As the RCS pressure continues to decrease, automatic reactor trip occurs on a low pressurizer pressure, and is followed shortly thereafter by a turbine trip. Because of the assumed loss of offsite power, the Steam Dump System will not be available, and the secondary side pressure increases rapidly after reactor trip until the steam generator atmospheric relief valves and/or safety valves lift to dissipate the energy. After reactor trip, the RCS pressure continues to decrease and the safety injection is automatically initiated on low pressurizer pressure signal. Due to the assumed loss of offsite power at the reactor trip, normal feedwater flow is terminated and auxiliary feedwater flow is initiated.
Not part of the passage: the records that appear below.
@@ -316,7 +337,7 @@
         off += s * s
     prior = ops_pm.psp_prior_sum(torch.cat(zs, dim=1), sizes, (h, w_), dtype=x.dtype)
     wx = cached(pp, "wx%s" % x.dtype, [bw], lambda: wx.to(x.dtype))
-    return ops_pm.mlp(x, wx, pp.bottleneck.bias.detach().float(), ops.ACT_RELU, add=prior, role="cnn")
+    return mlp_long(pp, "wx", [bw], x, wx, pp.bottleneck.bias.detach().float(), ops.ACT_RELU, add=prior, role="cnn")
 
 
 UPCONV_FOLD = "auto"
@@ -342,8 +363,12 @@
         w = cv.weight.detach() * scale[:, None, None, None]
         w9 = w.permute(2, 3, 0, 1).reshape(9 * w.shape[0], w.shape[1])
         return w9.to(dt).contiguous(), shift.float().contiguous(), float(prelu.weight.detach().item())
-    src = [cv.weight, bn.weight, bn.bias, bn.running_mean, bn.running_var, prelu.weight] + ([cv.bias] if cv.bias is not None else [])
-    return cached(ub, "fold9%s" % dt, src, build)
+    return cached(ub, "fold9%s" % dt, upconv_sources(ub), build)
+
+
+def upconv_sources(ub):
+    cv, bn, prelu = ub.conv[1], ub.conv[2], ub.conv[3]
+    return [cv.weight, bn.weight, bn.bias, bn.running_mean, bn.running_var, prelu.weight] + ([cv.bias] if cv.bias is not None else [])
 
 
 def up_block(ub, x):
@@ -352,7 +377,7 @@
     if _fold_block(cin, x.dtype) and cv.kernel_size == (3, 3) and cv.padding == (1, 1) \
             and cv.stride == (1, 1) and cv.dilation == (1, 1) and cv.groups == 1:
         w9, shift, slope = upconv_folded(ub, x.dtype)
-        z = ops_pm.mlp(x, w9, role="cnn")
+        z = mlp_long(ub, "fold9", upconv_sources(ub), x, w9, role="cnn")
         return ops_pm.upconv_combine(z, shift, slope, (2 * h, 2 * w_))
     y = ops_pm.bilinear_resize(x, (2 * h, 2 * w_), align_corners=True)
     y = conv(y, cv)
diff --git a/ffb6d_amd/ops_pm.py b/ffb6d_amd/ops_pm.py
--- a/ffb6d_amd/ops_pm.py
+++ b/ffb6d_amd/ops_pm.py
@@ -36,7 +36,31 @@
         _seq_lin_set = MLP_SEQ_LIN
 
 
-def mlp(x1, w, bias=None, act=ACT_NONE, x2=None, add=None, gather=None, x1_gather=None, out=None, tile_hint=0, role="path"):
+def split_weight(w):
+    _need_gpu(w)
+    if w.dtype != torch.float32:
+        raise TypeError("split_weight takes a float32 weight")
+    w = w.detach().contiguous()
+    w3 = torch.empty((3,) + tuple(w.shape), dtype=torch.bfloat16, device=w.device)
+    with torch.cuda.device(w.device):
+        rc = _lib.load().ffb6d_mlp_pm_split_w(w.data_ptr(), w3.data_ptr(), w.numel(), _stream(w))
+    _lib.check(rc, "ffb6d_mlp_pm_split_w")
+    return w3
+
+
+SPLIT_FORM = 10
+
+
+def _split_images(w, w_split):
+    if w_split is None:
+        w_split = split_weight(w)
+    if w_split.dtype != torch.bfloat16 or tuple(w_split.shape) != (3,) + tuple(w.shape) or not w_split.is_contiguous():
+        raise ValueError(f"w_split must be contiguous bfloat16 [3, {', '.join(map(str, w.shape))}] (split_weight(w))")
+    return w_split
+
+
+def mlp(x1, w, bias=None, act=ACT_NONE, x2=None, add=None, gather=None, x1_gather=None, out=None, tile_hint=0, role="path",
+        w_split=None):
     _need_gpu(x1, w)
     lib = _lib.load()
     _sync_big_form(lib)
@@ -102,6 +126,19 @@
         tile = (int(tile_hint) if tile_hint > 0 else lib.ffb6d_mlp_pm_choice(rows, Cout, K1, K2, int(act), int(dt), int(xi is not None))) & 255
     else:
         tile = 0
+    if tile_hint == SPLIT_FORM:
+        if dt:
+            raise TypeError("the split-bf16 form (tile_hint 10) takes float32 rows")
+        w3 = _split_images(w, w_split)
+        with torch.cuda.device(x1.device), _lib.traced("mlp_pm", nbytes, (K1 + K2, Cout, rows, tile, dt, role)):
+            rc = lib.ffb6d_mlp_pm_split_f32(w3.data_ptr(), bias.data_ptr() if bias is not None else None,
+                                            a.data_ptr(), K1, ld1, xi.data_ptr() if xi is not None else None, px,
+                                            b.data_ptr() if b is not None else None, K2, ld2,
+                                            y.data_ptr() if y is not None else None, ldy,
+                                            gi.data_ptr() if gi is not None else None, py, bits, P,
+                                            out.data_ptr(), ldo, rows, Cout, int(act), 0, _stream(x1))
+        _lib.check(rc, "ffb6d_mlp_pm_split_f32")
+        return out
     with torch.cuda.device(x1.device), _lib.traced("mlp_pm", nbytes, (K1 + K2, Cout, rows, tile, dt, role)):
         rc = (lib.ffb6d_mlp_pm_bf16 if dt else lib.ffb6d_mlp_pm_f32)(w.data_ptr(), bias.data_ptr() if bias is not None else None,
                                   a.data_ptr(), K1, ld1, xi.data_ptr() if xi is not None else None, px,
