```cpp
static inline std::string describe(const StepPlan& p) {
    static const char* const paths[] = {"f32", "small", "rows"};
    static const char* const forms[] = {"skinny", "depth", "gateup48"};
    static const char* const attn[] = {"row", "two_pass fused", "two_pass epilogue", "prefill mfma"};
    char buf[160];
    snprintf(buf, sizeof(buf), "pass: %s B=%d R=%d heads=%d layers=%d\n", paths[p.path], p.B, p.R, p.heads, (int)p.layers.size());
    std::string out = buf;
    if (p.heads == 1) {
        snprintf(buf, sizeof(buf), "sample:%s%s%s%s%s%s%s topk=%d%s\n", p.ch0_sampled ? " ch0_sampled" : " ch0_greedy", p.scores_on ? " scores" : "",
                 p.floors_on ? " floors" : "", p.typical_on ? " typical" : "", p.bans_on ? " bans" : "", p.bias_terms ? " bias" : p.bias_on ? " rules" : "", p.forced ? " forced" : "", p.topk, p.split ? " split" : "");
        out += buf;
    }
    if (p.path == PATH_F32) return out;
    const auto gemm = [&](const char* name, int g, int tiles, bool sealed, const char* more) {
        std::string s = std::string(name) + ": ";
        if (p.path == PATH_SMALL) s += "small";
        else if (p.tiled && g != GEMM_HEAD0 && g != GEMM_HEADS) s += "tile";
        else {
            if (sealed) s += p.gemm_form[g] == GEMM_SKINNY ? "sealed" : std::string(forms[p.gemm_form[g]]) + " sealed";
            else s += forms[p.gemm_form[g]];
            if (tiles > 1) s += " x" + std::to_string(tiles);
        }
        return s + more + "\n";
    };
    const char* lora = p.lora ? " +lora" : "";
    out += gemm("qkv", GEMM_QKV, p.mb, false, lora);
    for (size_t a = 0; a < p.layers.size();) {
        size_t b = a;
        while (b + 1 < p.layers.size() && p.layers[b + 1] == p.layers[a]) ++b;
        const LayerPlan& l = p.layers[a];
        snprintf(buf, sizeof(buf), "attn[%d..%d]: %s%s\n", (int)a, (int)b, attn[l.attn],
                 l.k_sealed && l.v_sealed ? " sealed" : l.k_sealed ? " k_sealed" : l.v_sealed ? " v_sealed" : "");
        out += buf;
        a = b + 1;
    }
    if (p.fold) out += "o_proj+gate_up: fold\n";
    else {
        out += gemm("o_proj", GEMM_O, p.mb, false, lora);
        out += gemm("gate_up", p.lora ? GEMM_GU_SLAB : GEMM_GU, p.mb, p.sealed[WSEAL_GU], p.lora ? " slab +lora" : "");
    }
    out += gemm("down", GEMM_DOWN, p.mb, p.sealed[WSEAL_DOWN], lora);
    if (p.heads) {
        out += gemm("head0", GEMM_HEAD0, p.hmb, p.sealed[WSEAL_HEAD0], p.sealed[WSEAL_HEAD0] && p.head_persistent ? " persistent" : "");
        out += gemm("heads1_7", GEMM_HEADS, p.hmb, p.sealed[WSEAL_HEADS], p.sealed[WSEAL_HEADS] && p.head_persistent ? " persistent" : "");
    }
    return out;
}
```

### moss-ttsd_amd/mtts/capi.py

```python
from __future__ import annotations

import ctypes as C
import os

_HERE = os.path.dirname(os.path.abspath(__file__))
LIB_PATH = os.path.join(os.path.dirname(_HERE), "lib", "libmtts.so")


class MttsConfig(C.Structure):
    _fields_ = [(n, C.c_int32) for n in (
        "vocab_size", "hidden_size", "intermediate_size", "num_hidden_layers", "num_attention_heads",
        "num_key_value_heads", "head_dim", "channels", "speech_vocab_size", "speech_pad_token",
        "speech_range_lo", "speech_range_hi", "eos_token_id", "max_position")] + [
        ("rms_norm_eps", C.c_float), ("max_batch", C.c_int32), ("max_seq_len", C.c_int32), ("kv_pool_pages", C.c_int32), ("dtype", C.c_int32)]


class MttsSamplerCfg(C.Structure):
    _fields_ = [("do_sample", C.c_int32), ("top_k", C.c_int32), ("top_p", C.c_float),
                ("one_minus_top_p", C.c_float), ("temperature", C.c_float), ("repetition_penalty", C.c_float)]


class MttsSamplerFloors(C.Structure):
    _fields_ = [("min_p", C.c_float), ("epsilon_cutoff", C.c_float), ("eta_cutoff", C.c_float), ("sqrt_eta_cutoff", C.c_float)]
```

Although a turbine trip is modeled to occur on reactor trip, the turbine trip is not used to mitigate the event. Delaying or deleting the actuation of turbine trip would be a benefit to the analysis since the turbine would provide an additional heat removal path. The additional heat energy removed through the turbine would enhance the RCS depressurization and consequentially reduce the primary to secondary leakage. The primary means for mitigation of this event are the ability of operators to take the necessary action to equalize the primary and secondary pressures to terminate the primary to secondary leakage. Thus, the P-4 interlock function to trip turbine on reactor trip does not provide any mitigating effects for this event. Therefore, the proposed deletion of the P-4 functions in MODE 3 does not impact the event and the current analysis presented in USAR Section 15.6.3 remains bounding.
Attachment to ET 11-0001 Page 3 of 3
References:
- 1.
WCNOC Letter ET 10-0014, "Application to Revise Technical Specification 3.3.2, "Engineered Safety Feature Actuation System Instrumentation," Table 3.3.2-1," April 13, 2010.
- 2.
Letter from B. K. Singal, USNRC, to M. W. Sunseri, WCNOC, "Wolf Creek Generating Station - Request for Additional Information Regarding License Amendment Request to Revise Technical Specification Table 3.3.2, "Engineered Safety Feature Actuation System Instrumentation" (TAC NO. ME3762)," August 18, 2010.
- 3.
WCNOC Letter ET 10-0028, "Response to Request for Additional Information Regarding License Amendment Request to Revise Technical Specification 3.3.2, "Engineered Safety Feature Actuation System (ESFAS) Instrumentation"," October 13, 2010.
- 4.
Letter from B. K. Singal, USNRC, to M. W. Sunseri, WCNOC, "Wolf Creek Generating Station - Request for Additional Information Regarding License Amendment Request to Revise Technical Specification Table 3.3.2, "Engineered Safety Feature Actuation System Instrumentation" (TAC NO. ME3762)," November 24, 2010
- 5.
WCNOC Letter ET 10-0038, "Response to Second Request for Additional Information Regarding License Amendment Request to Revise Technical Specification 3.3.2, "Engineered Safety Feature Actuation System (ESFAS) Instrumentation"," December 21, 2010.